REQUIRED ACTION:
Starting at the line below holding "r.lda1 = hidden;" and stopping at the line holding "ProfScope ps(PROF_GEMM_DX, s);", print every line exactly, both ends included, and leave the rest out.

EXCERPTED RECORDS:
<<<<

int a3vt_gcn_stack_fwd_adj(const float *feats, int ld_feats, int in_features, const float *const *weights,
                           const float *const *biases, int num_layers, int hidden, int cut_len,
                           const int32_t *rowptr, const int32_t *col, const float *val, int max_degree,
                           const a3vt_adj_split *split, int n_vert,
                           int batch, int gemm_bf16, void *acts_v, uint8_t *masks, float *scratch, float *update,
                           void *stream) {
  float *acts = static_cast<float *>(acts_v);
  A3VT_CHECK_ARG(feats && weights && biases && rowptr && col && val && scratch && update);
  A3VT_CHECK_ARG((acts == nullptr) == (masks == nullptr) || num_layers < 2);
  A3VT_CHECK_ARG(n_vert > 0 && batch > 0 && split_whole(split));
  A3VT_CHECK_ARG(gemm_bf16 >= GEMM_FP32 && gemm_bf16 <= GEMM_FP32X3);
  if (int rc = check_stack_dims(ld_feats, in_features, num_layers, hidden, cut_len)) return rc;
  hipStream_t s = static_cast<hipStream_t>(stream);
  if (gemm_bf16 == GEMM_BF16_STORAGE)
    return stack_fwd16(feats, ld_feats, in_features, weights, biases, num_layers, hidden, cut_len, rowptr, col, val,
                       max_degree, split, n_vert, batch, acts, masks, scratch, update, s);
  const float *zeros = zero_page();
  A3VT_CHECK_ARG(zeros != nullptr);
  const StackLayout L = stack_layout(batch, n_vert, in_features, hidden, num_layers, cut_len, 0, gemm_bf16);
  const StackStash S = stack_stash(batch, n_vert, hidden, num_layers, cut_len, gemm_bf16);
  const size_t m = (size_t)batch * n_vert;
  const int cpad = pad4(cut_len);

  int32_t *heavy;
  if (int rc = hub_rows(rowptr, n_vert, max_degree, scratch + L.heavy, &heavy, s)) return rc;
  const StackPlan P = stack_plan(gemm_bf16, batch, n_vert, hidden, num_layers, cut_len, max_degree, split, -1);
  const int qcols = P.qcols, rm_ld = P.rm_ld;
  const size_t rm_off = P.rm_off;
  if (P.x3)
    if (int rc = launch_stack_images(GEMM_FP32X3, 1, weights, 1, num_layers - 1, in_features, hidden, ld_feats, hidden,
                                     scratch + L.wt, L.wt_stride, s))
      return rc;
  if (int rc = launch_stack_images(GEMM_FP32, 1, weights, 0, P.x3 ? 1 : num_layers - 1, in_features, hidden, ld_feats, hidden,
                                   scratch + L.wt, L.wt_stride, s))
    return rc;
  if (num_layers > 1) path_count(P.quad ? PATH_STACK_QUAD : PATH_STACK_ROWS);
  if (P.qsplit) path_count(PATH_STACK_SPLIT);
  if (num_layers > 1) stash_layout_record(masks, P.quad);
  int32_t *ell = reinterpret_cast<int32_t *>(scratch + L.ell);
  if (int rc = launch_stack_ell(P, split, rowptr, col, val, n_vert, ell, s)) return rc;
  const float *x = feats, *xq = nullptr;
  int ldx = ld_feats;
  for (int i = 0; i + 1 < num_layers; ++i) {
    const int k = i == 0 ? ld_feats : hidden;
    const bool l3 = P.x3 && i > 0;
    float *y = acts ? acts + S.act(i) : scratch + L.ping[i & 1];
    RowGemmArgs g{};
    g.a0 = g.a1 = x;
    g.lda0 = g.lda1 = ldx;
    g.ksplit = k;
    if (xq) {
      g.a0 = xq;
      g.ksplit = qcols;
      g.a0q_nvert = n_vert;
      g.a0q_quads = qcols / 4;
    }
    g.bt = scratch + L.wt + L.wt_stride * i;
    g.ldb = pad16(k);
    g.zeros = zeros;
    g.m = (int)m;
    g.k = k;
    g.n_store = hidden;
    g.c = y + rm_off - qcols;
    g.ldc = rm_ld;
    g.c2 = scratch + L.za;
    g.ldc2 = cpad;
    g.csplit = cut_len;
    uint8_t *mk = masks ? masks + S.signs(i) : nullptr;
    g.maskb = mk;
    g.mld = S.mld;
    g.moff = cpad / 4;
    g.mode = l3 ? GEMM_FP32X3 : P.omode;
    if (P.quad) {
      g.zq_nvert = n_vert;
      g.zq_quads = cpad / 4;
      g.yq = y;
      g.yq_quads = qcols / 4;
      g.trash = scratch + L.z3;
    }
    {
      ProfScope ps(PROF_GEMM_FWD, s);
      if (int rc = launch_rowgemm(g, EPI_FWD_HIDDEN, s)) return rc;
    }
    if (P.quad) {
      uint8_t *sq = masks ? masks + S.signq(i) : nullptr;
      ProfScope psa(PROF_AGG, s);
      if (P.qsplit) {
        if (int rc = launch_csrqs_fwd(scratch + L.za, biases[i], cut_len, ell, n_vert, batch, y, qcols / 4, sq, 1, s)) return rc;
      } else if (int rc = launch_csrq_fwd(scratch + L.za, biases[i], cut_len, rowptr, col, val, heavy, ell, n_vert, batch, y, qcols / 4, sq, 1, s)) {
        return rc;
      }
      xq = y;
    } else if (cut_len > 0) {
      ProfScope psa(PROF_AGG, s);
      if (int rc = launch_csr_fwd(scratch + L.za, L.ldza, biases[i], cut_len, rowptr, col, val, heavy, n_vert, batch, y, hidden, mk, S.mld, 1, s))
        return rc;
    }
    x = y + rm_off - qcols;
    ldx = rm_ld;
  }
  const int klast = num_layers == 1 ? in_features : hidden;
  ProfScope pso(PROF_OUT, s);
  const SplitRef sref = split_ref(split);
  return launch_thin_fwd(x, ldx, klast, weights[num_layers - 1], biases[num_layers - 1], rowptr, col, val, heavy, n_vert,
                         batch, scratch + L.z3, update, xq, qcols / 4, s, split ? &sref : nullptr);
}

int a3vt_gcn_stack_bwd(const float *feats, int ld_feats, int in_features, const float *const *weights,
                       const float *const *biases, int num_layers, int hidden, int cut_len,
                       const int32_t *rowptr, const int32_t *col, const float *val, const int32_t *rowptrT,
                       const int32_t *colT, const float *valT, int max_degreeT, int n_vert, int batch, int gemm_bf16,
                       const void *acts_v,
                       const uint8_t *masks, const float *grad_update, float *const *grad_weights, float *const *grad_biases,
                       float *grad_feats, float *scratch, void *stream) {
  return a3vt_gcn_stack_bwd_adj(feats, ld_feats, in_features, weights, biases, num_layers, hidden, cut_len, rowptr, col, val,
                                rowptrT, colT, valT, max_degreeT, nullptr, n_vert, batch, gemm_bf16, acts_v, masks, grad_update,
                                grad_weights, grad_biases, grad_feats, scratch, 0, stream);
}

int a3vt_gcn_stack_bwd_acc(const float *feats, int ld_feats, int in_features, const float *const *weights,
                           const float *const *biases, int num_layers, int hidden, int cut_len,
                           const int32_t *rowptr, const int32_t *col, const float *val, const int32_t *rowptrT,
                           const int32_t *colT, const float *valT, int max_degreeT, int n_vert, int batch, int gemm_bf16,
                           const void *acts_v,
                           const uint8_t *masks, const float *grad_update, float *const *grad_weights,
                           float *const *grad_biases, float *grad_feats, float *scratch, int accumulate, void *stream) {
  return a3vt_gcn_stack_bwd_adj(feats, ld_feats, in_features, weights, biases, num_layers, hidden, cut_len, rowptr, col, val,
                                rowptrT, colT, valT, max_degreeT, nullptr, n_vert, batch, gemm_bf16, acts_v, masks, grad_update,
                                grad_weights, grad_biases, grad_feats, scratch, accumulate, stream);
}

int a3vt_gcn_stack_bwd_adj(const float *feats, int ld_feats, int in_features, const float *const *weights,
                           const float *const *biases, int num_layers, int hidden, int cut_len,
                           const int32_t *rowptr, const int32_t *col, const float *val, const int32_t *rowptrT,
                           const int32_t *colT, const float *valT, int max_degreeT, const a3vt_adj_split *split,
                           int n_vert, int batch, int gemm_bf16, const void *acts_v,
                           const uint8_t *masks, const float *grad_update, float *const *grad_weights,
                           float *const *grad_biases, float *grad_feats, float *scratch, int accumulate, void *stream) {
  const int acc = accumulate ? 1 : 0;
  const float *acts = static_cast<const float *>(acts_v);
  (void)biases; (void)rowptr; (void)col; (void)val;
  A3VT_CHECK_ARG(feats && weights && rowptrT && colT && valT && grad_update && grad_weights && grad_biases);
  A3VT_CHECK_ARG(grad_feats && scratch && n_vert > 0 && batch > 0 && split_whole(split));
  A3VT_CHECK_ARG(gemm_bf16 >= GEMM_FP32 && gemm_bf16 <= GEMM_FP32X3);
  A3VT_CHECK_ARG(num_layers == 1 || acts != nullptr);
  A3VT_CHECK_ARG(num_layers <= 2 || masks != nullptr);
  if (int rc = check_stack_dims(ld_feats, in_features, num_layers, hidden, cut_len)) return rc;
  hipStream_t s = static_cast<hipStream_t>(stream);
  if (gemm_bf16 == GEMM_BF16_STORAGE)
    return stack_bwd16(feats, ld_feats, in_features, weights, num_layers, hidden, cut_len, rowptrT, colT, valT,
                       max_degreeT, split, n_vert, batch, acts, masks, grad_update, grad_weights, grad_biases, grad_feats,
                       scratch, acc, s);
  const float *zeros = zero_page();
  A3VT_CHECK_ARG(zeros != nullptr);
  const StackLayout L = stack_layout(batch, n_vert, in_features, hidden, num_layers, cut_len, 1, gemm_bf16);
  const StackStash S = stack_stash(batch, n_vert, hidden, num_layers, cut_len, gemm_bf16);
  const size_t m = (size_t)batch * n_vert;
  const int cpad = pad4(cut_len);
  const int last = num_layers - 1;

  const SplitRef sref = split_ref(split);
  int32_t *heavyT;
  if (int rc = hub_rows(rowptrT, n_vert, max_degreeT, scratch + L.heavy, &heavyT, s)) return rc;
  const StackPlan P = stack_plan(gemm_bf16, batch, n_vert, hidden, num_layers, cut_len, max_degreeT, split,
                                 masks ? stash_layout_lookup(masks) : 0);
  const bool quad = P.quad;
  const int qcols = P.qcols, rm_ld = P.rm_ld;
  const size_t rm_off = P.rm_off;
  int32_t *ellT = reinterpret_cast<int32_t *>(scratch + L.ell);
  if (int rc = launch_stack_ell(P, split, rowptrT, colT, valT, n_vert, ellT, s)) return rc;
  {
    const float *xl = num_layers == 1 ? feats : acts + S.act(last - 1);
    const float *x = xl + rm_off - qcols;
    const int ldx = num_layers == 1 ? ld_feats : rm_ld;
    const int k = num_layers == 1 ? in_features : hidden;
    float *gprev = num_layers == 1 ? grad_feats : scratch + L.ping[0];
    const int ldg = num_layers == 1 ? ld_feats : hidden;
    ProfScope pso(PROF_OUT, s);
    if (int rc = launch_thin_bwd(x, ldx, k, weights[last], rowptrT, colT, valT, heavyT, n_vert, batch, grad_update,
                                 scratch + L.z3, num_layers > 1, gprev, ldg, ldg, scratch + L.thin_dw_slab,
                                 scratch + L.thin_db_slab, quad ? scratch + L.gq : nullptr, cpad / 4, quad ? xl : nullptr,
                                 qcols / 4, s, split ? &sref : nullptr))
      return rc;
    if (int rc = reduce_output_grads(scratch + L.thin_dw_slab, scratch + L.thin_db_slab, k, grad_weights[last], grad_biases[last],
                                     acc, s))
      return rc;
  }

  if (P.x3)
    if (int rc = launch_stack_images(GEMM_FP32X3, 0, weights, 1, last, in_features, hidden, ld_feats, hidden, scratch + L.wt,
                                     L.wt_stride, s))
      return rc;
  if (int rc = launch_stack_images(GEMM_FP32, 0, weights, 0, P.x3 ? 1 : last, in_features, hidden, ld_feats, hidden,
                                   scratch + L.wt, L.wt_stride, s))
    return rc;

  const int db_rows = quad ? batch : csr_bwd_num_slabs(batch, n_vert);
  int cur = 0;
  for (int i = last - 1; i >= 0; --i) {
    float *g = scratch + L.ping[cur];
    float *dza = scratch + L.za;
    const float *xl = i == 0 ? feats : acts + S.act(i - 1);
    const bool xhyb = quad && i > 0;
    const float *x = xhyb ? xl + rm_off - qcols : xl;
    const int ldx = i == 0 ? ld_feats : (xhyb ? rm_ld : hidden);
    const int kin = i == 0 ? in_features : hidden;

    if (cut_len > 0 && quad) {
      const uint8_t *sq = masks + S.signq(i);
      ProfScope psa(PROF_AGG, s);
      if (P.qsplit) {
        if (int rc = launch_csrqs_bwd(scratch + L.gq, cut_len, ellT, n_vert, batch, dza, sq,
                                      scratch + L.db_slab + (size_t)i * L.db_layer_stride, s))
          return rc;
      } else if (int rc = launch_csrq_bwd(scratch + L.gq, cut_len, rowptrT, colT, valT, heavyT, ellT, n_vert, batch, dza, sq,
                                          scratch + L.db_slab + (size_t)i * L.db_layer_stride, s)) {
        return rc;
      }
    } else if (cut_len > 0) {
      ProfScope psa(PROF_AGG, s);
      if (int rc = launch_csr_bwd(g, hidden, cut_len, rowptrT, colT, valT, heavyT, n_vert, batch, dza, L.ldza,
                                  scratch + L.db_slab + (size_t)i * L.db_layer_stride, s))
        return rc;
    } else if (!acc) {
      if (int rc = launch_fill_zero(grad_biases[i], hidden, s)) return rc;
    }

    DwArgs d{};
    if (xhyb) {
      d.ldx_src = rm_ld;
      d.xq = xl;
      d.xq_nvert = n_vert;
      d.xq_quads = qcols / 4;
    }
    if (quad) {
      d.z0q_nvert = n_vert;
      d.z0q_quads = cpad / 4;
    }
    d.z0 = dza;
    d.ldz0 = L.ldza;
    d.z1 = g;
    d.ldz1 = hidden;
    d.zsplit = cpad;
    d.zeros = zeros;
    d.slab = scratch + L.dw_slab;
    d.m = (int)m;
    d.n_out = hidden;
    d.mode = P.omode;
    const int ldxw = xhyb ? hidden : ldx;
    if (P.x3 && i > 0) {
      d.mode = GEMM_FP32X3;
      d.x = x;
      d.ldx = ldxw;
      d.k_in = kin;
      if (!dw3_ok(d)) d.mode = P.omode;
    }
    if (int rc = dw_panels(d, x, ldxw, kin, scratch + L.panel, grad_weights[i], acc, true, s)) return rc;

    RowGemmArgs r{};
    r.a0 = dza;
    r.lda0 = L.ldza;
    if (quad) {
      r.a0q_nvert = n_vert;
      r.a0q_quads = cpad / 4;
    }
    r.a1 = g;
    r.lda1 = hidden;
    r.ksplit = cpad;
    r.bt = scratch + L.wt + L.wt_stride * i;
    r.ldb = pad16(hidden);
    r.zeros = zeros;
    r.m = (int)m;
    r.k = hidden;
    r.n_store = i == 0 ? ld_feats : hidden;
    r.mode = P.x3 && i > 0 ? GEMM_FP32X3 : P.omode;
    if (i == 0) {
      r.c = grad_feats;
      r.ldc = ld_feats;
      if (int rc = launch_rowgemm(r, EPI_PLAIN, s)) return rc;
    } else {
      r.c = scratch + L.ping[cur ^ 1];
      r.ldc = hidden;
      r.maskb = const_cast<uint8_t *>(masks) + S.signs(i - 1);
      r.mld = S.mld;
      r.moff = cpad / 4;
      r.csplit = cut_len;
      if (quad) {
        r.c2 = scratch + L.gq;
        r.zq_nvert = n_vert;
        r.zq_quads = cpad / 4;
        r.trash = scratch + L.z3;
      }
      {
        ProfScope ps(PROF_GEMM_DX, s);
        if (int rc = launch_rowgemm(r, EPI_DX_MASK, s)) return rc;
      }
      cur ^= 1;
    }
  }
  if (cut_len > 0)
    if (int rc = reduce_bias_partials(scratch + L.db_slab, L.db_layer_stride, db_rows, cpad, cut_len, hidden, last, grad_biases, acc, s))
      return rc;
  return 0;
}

>>>>
<<<<

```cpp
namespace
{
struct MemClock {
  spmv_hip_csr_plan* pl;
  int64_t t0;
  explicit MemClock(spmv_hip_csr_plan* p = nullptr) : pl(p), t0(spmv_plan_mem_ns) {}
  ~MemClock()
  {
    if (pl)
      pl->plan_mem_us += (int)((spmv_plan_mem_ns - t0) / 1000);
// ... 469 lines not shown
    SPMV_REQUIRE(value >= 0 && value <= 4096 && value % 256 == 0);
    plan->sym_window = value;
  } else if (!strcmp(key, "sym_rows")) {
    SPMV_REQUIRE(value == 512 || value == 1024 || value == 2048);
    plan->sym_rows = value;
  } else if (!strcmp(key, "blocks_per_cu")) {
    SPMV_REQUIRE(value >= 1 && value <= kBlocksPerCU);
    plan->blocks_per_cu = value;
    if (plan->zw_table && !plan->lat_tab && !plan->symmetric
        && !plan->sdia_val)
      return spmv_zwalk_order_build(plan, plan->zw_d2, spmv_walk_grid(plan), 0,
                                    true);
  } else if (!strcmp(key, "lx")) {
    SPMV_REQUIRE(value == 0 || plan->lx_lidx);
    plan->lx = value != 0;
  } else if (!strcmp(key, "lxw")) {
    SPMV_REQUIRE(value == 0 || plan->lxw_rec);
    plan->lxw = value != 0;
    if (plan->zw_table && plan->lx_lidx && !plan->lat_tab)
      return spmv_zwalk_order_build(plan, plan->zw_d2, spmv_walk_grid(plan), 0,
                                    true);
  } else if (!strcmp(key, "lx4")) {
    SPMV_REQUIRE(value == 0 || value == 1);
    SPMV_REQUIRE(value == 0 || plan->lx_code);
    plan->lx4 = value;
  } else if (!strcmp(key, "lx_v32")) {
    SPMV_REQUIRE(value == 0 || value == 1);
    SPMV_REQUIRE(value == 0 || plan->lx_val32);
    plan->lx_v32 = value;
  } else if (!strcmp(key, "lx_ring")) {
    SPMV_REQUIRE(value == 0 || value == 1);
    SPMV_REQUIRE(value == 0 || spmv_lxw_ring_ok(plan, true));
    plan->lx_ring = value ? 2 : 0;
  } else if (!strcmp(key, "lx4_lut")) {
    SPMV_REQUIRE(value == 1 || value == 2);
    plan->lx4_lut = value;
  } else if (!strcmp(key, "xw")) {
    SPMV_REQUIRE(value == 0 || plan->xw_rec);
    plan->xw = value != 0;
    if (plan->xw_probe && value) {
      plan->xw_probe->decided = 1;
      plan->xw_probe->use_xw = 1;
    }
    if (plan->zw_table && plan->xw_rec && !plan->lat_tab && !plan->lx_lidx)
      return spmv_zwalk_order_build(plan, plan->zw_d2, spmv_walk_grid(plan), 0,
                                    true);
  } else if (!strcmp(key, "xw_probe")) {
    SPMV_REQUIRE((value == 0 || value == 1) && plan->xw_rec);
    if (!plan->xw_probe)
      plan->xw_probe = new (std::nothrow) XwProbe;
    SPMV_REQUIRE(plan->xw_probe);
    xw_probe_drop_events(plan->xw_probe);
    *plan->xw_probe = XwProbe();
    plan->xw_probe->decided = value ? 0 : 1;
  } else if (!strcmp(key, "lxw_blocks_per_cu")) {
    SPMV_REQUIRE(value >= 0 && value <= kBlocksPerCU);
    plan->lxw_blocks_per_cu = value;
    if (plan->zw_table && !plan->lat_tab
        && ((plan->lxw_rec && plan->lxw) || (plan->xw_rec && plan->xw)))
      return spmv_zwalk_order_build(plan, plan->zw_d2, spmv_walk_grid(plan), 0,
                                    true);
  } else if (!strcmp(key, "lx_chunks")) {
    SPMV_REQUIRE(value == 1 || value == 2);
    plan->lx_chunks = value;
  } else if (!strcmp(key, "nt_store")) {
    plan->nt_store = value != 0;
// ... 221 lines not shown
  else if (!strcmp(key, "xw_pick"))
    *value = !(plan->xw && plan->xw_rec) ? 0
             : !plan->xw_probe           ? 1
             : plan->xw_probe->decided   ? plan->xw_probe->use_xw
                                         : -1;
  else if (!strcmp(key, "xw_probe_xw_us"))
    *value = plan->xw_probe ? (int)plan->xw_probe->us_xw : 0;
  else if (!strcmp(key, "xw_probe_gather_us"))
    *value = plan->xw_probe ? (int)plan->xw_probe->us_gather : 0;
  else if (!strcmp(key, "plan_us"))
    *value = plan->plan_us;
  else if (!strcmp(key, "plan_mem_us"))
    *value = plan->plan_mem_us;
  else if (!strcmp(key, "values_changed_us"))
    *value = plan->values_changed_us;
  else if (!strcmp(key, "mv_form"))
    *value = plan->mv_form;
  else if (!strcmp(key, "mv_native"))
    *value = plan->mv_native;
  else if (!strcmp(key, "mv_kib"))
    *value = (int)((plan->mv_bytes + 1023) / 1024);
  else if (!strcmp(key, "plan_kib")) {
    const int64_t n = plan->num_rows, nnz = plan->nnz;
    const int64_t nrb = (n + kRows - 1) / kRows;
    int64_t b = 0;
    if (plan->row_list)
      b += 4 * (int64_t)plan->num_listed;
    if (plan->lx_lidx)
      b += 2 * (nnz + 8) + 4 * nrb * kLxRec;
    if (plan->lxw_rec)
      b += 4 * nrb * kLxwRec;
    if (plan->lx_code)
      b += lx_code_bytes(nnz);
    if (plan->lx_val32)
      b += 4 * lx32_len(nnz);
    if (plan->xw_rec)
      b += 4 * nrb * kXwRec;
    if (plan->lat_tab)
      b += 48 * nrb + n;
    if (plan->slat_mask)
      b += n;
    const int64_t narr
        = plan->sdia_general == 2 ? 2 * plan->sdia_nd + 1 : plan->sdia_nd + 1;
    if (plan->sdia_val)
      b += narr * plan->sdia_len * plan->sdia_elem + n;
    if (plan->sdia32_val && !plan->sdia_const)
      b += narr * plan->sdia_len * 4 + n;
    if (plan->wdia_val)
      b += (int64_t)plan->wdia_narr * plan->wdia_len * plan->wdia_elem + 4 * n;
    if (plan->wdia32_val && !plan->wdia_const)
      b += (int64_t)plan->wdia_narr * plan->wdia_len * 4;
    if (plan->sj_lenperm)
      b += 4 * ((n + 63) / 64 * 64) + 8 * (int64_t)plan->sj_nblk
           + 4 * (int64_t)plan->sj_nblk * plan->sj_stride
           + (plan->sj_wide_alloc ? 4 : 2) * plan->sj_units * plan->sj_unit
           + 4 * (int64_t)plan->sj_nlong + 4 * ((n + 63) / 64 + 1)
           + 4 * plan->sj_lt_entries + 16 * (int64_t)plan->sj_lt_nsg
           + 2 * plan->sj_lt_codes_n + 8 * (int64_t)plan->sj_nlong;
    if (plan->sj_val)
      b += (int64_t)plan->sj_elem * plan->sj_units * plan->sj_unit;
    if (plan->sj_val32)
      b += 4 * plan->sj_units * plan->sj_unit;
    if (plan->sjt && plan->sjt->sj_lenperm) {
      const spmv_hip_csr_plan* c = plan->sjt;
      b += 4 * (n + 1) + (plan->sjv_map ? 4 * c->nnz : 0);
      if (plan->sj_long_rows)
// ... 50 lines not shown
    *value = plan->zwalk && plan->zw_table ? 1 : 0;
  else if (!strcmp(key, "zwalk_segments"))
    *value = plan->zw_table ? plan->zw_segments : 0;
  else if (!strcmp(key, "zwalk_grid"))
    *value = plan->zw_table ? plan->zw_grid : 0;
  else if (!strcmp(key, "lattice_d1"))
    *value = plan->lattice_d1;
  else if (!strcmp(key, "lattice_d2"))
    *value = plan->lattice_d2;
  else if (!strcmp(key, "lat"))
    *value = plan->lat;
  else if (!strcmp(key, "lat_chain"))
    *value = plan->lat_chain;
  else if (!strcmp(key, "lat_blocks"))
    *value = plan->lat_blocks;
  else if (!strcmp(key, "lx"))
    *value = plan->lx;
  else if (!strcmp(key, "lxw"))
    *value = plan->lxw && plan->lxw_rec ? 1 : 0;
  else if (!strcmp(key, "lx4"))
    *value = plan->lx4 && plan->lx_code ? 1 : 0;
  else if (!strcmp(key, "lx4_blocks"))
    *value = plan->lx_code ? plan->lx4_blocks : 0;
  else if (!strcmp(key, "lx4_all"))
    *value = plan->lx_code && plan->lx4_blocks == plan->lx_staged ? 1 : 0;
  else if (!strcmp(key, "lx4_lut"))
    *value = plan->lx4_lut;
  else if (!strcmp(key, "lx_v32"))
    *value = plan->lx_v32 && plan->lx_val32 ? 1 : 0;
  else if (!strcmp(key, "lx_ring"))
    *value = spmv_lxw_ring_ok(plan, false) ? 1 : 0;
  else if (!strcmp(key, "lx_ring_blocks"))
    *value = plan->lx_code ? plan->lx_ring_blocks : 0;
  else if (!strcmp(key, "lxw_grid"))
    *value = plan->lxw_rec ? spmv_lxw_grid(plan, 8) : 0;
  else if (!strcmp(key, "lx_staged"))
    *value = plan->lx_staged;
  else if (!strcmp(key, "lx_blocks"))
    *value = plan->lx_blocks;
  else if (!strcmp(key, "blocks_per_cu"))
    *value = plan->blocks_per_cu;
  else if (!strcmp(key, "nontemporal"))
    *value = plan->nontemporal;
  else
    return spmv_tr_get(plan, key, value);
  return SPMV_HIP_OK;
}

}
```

>>>>

EXERCISE RESPONSE:
    r.lda1 = hidden;
    r.ksplit = cpad;
    r.bt = scratch + L.wt + L.wt_stride * i;
    r.ldb = pad16(hidden);
    r.zeros = zeros;
    r.m = (int)m;
    r.k = hidden;
    r.n_store = i == 0 ? ld_feats : hidden;
    r.mode = P.x3 && i > 0 ? GEMM_FP32X3 : P.omode;
    if (i == 0) {
      r.c = grad_feats;
      r.ldc = ld_feats;
      if (int rc = launch_rowgemm(r, EPI_PLAIN, s)) return rc;
    } else {
      r.c = scratch + L.ping[cur ^ 1];
      r.ldc = hidden;
      r.maskb = const_cast<uint8_t *>(masks) + S.signs(i - 1);
      r.mld = S.mld;
      r.moff = cpad / 4;
      r.csplit = cut_len;
      if (quad) {
        r.c2 = scratch + L.gq;
        r.zq_nvert = n_vert;
        r.zq_quads = cpad / 4;
        r.trash = scratch + L.z3;
      }
      {
        ProfScope ps(PROF_GEMM_DX, s);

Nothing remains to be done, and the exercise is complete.